*** Dataset excerpts ***

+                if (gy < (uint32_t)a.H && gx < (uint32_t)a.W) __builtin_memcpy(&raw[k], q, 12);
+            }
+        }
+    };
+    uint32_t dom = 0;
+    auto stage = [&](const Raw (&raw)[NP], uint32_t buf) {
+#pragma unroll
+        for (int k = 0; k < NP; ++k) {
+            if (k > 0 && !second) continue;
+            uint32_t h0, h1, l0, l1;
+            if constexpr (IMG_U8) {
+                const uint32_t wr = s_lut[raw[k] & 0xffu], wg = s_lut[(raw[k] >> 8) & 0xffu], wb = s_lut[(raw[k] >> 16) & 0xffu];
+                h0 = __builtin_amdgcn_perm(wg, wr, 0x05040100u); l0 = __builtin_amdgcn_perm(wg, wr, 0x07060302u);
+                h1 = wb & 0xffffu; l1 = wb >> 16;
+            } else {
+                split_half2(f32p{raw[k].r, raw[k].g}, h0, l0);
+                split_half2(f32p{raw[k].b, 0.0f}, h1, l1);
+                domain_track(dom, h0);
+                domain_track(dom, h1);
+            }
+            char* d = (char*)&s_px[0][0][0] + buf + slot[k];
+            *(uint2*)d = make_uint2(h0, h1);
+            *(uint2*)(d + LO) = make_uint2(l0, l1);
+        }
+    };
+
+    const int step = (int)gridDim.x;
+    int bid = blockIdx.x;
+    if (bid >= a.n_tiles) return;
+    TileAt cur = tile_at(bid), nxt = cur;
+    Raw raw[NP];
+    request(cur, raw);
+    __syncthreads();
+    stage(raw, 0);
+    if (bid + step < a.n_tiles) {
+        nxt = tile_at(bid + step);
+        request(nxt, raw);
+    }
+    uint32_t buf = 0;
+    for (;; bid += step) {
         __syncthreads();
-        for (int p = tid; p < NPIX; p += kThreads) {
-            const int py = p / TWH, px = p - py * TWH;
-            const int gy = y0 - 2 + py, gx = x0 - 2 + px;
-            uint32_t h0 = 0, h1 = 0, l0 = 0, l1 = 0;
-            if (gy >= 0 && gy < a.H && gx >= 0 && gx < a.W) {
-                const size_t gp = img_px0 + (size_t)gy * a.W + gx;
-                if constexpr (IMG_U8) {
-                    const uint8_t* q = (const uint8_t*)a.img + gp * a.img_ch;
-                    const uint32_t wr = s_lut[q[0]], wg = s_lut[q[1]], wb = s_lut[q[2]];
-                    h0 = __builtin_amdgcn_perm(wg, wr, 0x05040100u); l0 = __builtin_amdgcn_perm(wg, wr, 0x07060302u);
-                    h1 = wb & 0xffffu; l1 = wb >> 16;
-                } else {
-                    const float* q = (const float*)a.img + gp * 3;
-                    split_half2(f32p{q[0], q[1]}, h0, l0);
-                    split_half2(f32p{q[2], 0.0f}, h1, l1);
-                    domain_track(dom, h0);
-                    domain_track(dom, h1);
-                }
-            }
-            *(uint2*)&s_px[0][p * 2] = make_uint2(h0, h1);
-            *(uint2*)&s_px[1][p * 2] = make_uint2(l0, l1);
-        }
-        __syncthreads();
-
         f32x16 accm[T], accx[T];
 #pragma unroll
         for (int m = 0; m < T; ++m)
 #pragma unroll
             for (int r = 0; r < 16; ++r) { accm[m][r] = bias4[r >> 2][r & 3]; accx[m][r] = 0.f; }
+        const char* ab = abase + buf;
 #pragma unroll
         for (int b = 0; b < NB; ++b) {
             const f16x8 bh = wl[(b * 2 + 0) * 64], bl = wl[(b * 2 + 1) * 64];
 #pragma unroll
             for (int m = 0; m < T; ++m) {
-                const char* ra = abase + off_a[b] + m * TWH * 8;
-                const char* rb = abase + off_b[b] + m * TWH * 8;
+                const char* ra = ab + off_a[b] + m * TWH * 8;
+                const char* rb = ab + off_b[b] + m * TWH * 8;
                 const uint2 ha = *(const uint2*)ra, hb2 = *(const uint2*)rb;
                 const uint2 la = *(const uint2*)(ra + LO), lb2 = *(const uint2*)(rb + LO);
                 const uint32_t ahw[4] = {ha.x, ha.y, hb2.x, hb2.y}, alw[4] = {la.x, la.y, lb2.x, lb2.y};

***
*** Dataset excerpts ***

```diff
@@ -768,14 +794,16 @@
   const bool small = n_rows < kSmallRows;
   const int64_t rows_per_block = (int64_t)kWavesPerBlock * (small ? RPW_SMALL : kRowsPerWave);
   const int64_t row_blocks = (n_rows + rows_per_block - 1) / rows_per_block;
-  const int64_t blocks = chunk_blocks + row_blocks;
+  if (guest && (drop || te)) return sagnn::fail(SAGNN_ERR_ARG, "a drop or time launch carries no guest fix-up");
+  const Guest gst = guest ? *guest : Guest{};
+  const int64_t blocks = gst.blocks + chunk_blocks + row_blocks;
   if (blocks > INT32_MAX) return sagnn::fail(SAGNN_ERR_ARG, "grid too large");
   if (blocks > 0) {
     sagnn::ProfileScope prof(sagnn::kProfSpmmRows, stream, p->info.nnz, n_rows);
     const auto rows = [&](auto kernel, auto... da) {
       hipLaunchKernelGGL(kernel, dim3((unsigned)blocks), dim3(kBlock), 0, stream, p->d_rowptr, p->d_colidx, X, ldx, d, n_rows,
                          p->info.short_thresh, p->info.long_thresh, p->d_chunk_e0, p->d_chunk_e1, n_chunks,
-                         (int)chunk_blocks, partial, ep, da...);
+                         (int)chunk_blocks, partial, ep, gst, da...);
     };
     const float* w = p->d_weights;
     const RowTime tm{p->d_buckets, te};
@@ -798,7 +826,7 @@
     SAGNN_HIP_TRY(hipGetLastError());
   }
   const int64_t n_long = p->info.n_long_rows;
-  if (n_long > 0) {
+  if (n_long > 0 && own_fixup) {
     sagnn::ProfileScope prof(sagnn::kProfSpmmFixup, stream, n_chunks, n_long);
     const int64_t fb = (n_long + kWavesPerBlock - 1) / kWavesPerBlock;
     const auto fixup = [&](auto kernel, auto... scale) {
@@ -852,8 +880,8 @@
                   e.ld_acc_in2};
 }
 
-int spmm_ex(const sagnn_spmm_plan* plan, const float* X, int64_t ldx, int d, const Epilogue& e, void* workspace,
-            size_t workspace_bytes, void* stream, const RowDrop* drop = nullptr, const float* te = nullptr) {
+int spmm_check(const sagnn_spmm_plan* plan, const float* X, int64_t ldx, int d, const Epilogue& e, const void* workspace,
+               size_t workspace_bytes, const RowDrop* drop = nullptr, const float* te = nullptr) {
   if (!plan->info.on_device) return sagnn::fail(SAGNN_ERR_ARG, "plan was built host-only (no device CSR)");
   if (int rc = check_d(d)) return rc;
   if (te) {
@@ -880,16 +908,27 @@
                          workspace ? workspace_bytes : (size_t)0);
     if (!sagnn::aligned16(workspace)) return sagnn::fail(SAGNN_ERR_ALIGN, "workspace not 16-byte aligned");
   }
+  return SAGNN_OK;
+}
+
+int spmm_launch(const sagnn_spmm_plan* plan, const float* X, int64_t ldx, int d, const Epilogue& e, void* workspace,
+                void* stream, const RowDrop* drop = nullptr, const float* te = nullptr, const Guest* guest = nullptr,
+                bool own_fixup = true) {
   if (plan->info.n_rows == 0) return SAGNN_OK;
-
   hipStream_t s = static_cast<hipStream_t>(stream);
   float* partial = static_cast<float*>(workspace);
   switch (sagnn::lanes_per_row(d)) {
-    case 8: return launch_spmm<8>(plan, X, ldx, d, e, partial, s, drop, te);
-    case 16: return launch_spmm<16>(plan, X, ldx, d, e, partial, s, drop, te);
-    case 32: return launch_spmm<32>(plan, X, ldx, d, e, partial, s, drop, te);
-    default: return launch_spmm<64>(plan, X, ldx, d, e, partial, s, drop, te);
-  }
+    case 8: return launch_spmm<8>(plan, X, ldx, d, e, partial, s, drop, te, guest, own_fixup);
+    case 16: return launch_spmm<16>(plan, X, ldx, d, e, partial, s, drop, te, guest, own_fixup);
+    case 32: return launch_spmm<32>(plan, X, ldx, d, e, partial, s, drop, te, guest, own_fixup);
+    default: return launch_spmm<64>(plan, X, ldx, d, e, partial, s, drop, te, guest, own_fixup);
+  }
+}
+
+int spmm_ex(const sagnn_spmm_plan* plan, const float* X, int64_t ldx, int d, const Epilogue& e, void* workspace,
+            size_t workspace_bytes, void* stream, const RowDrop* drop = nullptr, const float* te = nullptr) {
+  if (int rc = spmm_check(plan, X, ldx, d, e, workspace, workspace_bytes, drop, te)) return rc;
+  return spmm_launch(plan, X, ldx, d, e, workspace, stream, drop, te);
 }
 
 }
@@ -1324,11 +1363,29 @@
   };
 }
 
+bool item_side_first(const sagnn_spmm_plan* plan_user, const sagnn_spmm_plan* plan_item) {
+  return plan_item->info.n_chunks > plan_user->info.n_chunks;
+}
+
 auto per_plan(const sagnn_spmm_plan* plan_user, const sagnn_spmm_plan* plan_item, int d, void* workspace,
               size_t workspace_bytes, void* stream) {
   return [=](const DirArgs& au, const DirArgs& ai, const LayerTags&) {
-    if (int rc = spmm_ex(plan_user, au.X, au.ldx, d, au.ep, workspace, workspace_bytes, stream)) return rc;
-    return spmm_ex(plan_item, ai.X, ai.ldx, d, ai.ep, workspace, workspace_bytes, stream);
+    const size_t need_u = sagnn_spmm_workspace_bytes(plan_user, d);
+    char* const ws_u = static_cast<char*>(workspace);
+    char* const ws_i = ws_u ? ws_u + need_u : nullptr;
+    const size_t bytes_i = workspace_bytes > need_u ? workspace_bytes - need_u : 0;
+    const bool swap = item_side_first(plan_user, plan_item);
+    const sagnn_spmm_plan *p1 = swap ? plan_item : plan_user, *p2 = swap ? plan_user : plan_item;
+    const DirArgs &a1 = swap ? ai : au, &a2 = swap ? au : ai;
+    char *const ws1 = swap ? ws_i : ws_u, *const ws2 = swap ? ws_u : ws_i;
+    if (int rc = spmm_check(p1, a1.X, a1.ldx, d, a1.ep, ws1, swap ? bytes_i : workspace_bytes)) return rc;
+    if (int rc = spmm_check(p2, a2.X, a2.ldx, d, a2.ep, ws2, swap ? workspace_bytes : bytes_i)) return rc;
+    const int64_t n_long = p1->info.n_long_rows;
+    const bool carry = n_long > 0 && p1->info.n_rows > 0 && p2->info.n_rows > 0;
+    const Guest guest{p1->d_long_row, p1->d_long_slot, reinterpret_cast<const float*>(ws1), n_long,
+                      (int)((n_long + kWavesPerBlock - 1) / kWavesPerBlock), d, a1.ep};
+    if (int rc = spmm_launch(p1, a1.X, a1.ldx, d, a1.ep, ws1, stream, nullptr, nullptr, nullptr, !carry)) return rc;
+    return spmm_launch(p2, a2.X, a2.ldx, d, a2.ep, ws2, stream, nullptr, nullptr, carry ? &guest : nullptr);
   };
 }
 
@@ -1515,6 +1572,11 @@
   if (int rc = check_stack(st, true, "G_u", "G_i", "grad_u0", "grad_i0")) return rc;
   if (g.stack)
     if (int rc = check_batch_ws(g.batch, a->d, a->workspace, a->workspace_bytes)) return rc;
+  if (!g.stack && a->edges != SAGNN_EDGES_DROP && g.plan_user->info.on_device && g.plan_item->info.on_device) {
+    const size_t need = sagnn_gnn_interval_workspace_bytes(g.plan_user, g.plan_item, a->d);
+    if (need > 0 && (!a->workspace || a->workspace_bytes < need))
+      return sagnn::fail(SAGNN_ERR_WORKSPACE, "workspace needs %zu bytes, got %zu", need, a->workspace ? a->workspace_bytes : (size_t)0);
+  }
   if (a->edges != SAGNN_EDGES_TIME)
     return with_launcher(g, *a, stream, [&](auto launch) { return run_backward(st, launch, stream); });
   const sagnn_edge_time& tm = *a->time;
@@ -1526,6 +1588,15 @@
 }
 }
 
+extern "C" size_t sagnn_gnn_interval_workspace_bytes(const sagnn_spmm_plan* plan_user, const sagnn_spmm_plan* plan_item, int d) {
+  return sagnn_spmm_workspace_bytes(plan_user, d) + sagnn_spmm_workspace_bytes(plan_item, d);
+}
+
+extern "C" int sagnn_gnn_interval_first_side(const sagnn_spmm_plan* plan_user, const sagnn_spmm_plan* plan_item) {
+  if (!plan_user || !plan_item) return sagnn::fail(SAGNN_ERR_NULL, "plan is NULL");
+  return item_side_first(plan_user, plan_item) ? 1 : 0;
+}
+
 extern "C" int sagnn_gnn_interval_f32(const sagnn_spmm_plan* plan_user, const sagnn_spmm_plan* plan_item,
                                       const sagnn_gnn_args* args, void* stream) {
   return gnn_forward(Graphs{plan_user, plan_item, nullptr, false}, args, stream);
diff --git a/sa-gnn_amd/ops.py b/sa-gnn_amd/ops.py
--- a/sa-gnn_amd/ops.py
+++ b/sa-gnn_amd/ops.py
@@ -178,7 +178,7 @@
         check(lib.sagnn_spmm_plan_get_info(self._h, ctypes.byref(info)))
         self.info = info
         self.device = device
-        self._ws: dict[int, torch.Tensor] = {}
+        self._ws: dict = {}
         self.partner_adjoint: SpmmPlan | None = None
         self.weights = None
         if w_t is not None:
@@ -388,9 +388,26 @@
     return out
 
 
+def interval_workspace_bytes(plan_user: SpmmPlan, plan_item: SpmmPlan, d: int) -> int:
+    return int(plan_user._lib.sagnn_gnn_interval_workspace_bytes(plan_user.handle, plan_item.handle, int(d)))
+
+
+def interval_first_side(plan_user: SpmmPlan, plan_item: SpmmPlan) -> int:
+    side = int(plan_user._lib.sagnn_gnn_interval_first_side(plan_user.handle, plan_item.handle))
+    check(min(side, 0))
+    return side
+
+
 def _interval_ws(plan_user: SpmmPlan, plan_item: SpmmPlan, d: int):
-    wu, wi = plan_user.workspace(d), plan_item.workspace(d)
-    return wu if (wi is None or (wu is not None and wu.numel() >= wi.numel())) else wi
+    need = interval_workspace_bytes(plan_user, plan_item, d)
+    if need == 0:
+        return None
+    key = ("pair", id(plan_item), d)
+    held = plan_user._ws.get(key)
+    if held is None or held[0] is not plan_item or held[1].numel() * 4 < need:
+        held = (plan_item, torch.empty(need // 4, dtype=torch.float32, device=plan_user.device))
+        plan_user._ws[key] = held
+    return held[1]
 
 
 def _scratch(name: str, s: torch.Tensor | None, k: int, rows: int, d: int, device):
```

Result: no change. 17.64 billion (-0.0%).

***

To do: Reproduce each line of the material in which the string "abase" occurs.

Response area:
+        const char* ab = abase + buf;
-                const char* ra = abase + off_a[b] + m * TWH * 8;
-                const char* rb = abase + off_b[b] + m * TWH * 8;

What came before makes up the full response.